*** Exercise materials ***

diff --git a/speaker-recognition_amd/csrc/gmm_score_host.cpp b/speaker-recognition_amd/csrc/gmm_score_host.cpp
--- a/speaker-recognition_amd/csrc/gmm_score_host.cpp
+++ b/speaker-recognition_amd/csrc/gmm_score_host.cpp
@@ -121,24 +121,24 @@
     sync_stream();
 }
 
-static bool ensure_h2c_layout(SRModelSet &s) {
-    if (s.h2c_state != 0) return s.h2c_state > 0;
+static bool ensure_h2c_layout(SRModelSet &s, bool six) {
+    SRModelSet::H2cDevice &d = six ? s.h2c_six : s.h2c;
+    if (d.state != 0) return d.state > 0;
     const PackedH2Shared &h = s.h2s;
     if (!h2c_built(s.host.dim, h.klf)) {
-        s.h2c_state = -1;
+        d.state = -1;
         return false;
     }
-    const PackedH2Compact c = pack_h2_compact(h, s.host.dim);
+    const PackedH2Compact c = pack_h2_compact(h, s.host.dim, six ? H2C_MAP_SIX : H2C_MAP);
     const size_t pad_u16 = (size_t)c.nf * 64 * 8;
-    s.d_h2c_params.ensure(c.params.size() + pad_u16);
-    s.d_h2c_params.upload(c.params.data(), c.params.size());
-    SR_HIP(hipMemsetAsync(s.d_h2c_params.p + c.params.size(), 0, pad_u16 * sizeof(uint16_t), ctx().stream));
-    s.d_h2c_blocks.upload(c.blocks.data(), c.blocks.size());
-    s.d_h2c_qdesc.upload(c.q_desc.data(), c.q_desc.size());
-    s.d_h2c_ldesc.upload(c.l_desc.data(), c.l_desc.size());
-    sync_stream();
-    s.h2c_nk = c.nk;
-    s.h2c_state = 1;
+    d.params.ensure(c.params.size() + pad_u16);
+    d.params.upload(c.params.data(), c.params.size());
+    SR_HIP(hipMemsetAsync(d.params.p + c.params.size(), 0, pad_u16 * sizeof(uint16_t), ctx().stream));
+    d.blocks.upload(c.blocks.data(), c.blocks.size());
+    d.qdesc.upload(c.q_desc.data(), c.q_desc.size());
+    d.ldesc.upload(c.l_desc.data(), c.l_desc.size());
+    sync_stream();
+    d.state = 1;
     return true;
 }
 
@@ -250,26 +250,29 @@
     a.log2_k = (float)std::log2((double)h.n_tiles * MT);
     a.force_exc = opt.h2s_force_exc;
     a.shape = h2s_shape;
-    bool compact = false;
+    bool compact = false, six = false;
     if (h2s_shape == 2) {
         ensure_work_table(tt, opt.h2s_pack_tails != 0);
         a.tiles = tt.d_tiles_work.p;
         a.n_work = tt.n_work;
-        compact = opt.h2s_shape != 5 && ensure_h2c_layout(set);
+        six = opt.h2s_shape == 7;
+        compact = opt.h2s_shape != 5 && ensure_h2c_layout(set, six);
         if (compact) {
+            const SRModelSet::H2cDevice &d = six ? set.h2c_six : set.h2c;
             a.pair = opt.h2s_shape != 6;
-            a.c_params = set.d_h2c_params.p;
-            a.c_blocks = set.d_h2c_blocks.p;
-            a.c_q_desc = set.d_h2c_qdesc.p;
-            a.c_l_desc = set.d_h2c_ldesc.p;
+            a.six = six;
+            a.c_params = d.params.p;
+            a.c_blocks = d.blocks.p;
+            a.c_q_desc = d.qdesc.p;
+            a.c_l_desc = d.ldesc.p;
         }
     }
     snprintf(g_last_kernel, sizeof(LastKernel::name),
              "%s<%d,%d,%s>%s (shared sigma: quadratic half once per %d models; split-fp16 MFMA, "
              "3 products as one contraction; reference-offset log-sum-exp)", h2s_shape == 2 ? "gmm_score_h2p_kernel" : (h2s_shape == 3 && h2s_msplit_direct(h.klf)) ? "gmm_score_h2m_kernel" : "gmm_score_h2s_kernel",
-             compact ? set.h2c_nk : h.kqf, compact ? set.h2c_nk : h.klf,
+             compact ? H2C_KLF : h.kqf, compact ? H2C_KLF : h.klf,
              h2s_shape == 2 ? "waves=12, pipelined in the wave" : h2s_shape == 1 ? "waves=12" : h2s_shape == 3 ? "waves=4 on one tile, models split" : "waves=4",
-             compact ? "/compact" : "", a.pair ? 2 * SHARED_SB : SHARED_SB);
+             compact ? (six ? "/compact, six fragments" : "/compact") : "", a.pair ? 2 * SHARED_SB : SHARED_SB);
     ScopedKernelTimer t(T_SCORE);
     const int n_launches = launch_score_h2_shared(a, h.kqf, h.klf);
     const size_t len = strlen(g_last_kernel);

*** End of Exercise materials ***
*** Exercise materials ***

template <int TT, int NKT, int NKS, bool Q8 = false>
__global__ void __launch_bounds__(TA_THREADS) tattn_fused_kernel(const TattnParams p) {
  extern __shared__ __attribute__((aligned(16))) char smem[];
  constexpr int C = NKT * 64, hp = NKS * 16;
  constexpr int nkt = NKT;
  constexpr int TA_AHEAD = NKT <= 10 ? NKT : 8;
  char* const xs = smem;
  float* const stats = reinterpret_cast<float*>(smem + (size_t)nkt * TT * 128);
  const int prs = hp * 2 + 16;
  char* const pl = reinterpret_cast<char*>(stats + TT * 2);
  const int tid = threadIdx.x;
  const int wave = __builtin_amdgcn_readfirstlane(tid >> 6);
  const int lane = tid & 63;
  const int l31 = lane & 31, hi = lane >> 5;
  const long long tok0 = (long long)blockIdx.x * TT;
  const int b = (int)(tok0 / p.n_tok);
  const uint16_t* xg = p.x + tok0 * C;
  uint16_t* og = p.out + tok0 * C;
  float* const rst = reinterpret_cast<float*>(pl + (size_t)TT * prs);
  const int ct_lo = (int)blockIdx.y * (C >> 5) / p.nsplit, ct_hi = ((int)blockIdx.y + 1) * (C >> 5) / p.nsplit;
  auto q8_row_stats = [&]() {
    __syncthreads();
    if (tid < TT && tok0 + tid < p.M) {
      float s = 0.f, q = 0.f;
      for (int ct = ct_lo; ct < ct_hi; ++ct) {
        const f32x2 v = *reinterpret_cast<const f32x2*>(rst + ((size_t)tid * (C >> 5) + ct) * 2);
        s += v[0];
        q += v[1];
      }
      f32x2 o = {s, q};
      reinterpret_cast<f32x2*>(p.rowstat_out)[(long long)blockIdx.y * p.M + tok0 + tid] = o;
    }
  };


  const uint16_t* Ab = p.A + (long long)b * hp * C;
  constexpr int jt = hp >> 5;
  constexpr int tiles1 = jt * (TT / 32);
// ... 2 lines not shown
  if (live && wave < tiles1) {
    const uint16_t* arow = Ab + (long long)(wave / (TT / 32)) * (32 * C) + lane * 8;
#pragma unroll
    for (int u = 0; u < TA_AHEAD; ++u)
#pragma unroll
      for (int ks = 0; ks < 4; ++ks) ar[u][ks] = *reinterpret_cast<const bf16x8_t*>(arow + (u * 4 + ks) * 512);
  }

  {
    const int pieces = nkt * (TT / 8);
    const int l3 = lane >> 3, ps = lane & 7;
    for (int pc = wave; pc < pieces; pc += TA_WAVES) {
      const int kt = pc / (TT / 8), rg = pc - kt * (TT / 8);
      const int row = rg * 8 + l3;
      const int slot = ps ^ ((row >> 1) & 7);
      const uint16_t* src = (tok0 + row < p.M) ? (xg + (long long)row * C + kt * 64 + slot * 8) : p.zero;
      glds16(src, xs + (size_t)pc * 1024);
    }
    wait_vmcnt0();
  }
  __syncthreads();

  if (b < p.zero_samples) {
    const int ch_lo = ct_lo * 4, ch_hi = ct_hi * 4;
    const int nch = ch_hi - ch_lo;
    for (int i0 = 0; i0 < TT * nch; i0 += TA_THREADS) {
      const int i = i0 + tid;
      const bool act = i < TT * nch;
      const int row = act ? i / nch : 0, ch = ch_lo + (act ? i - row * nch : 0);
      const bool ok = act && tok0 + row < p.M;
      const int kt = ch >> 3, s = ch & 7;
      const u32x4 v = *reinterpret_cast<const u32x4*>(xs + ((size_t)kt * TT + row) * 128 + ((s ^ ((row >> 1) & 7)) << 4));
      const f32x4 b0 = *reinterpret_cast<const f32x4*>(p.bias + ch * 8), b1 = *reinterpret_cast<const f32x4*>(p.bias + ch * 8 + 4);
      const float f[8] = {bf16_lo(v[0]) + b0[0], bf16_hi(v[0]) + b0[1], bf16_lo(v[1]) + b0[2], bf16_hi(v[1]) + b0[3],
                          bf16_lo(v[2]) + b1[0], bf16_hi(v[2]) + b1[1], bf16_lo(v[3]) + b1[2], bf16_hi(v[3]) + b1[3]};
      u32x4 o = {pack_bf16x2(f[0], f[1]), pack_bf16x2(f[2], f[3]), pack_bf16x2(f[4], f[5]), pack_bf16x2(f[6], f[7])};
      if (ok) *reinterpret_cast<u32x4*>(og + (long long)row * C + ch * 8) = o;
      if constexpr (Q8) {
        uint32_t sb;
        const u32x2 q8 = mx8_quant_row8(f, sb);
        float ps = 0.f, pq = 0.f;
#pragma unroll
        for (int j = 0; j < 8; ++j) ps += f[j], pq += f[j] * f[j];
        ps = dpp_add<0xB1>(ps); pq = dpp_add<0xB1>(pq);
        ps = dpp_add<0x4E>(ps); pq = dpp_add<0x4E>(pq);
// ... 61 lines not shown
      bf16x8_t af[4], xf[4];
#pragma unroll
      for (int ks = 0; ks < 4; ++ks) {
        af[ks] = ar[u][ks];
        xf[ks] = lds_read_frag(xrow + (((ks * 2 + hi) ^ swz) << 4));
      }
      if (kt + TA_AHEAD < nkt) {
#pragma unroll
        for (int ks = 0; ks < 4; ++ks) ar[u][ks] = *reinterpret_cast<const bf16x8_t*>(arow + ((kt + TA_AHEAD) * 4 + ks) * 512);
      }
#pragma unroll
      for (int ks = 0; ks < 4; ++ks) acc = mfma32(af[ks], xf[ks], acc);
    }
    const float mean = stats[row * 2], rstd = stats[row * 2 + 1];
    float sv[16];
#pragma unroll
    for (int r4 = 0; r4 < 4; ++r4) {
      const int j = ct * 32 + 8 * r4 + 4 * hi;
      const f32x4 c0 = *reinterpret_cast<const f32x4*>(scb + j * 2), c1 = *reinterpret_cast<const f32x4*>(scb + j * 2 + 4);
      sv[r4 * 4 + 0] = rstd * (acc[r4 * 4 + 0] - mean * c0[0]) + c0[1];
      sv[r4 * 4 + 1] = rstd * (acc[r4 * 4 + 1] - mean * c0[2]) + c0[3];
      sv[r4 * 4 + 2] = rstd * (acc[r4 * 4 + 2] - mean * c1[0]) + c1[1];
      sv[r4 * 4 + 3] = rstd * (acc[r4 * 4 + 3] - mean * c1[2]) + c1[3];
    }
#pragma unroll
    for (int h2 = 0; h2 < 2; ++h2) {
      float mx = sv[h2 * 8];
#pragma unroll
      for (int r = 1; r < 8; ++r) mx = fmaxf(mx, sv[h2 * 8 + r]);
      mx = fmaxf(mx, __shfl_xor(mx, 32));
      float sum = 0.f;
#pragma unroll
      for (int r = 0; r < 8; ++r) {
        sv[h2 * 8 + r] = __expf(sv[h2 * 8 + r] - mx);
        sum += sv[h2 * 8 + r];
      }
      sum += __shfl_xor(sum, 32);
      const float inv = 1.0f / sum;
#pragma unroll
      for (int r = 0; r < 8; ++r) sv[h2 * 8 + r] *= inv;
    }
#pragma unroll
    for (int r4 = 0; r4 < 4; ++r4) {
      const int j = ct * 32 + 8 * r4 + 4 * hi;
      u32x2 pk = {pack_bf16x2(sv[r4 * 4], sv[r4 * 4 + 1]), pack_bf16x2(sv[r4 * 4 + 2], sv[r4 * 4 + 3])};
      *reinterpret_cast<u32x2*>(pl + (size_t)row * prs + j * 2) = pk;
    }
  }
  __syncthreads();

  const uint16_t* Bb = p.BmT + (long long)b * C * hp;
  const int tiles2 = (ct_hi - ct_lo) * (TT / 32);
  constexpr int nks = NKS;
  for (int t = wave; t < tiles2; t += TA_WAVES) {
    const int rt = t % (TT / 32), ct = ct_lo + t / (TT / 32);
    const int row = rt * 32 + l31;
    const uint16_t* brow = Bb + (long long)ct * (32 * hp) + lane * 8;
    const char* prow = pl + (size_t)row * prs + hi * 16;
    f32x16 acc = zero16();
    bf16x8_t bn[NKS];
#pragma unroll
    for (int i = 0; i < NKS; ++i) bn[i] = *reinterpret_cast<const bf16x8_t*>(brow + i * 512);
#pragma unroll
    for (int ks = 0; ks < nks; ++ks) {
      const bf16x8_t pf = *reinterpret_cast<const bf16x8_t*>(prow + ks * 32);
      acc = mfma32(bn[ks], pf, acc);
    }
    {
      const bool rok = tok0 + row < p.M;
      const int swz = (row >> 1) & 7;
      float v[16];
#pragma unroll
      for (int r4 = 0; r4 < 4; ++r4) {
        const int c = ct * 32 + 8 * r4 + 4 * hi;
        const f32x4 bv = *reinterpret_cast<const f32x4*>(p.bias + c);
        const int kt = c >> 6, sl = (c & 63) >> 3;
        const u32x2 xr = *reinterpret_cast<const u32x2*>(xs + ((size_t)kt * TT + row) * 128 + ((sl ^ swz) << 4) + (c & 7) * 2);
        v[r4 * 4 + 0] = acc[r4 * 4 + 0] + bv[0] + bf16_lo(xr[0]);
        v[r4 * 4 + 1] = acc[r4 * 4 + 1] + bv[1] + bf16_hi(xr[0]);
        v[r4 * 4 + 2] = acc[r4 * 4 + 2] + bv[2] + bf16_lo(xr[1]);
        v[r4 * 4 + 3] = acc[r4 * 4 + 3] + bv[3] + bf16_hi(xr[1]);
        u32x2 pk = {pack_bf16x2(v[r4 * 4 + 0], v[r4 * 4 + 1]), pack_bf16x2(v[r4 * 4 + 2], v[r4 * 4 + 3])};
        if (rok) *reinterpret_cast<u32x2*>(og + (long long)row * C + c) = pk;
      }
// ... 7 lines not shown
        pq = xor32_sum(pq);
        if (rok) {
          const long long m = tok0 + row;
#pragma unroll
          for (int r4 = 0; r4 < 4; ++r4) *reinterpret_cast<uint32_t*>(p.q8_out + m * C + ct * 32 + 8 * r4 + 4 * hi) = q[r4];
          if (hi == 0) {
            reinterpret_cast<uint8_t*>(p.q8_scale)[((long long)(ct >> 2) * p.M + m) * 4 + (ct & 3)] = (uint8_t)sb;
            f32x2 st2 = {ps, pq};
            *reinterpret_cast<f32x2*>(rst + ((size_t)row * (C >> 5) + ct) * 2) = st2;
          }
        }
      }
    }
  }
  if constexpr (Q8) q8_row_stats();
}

*** End of Exercise materials ***

**Assigned task**
The range runs from the line with "a.force_exc = opt.h2s_force_exc;" up to and including the line with "a.pair = opt.h2s_shape != 6;" in the listing above; please write out exactly those lines and nothing more.

**Answer to this exercise**
     a.force_exc = opt.h2s_force_exc;
     a.shape = h2s_shape;
-    bool compact = false;
+    bool compact = false, six = false;
     if (h2s_shape == 2) {
         ensure_work_table(tt, opt.h2s_pack_tails != 0);
         a.tiles = tt.d_tiles_work.p;
         a.n_work = tt.n_work;
-        compact = opt.h2s_shape != 5 && ensure_h2c_layout(set);
+        six = opt.h2s_shape == 7;
+        compact = opt.h2s_shape != 5 && ensure_h2c_layout(set, six);
         if (compact) {
+            const SRModelSet::H2cDevice &d = six ? set.h2c_six : set.h2c;
             a.pair = opt.h2s_shape != 6;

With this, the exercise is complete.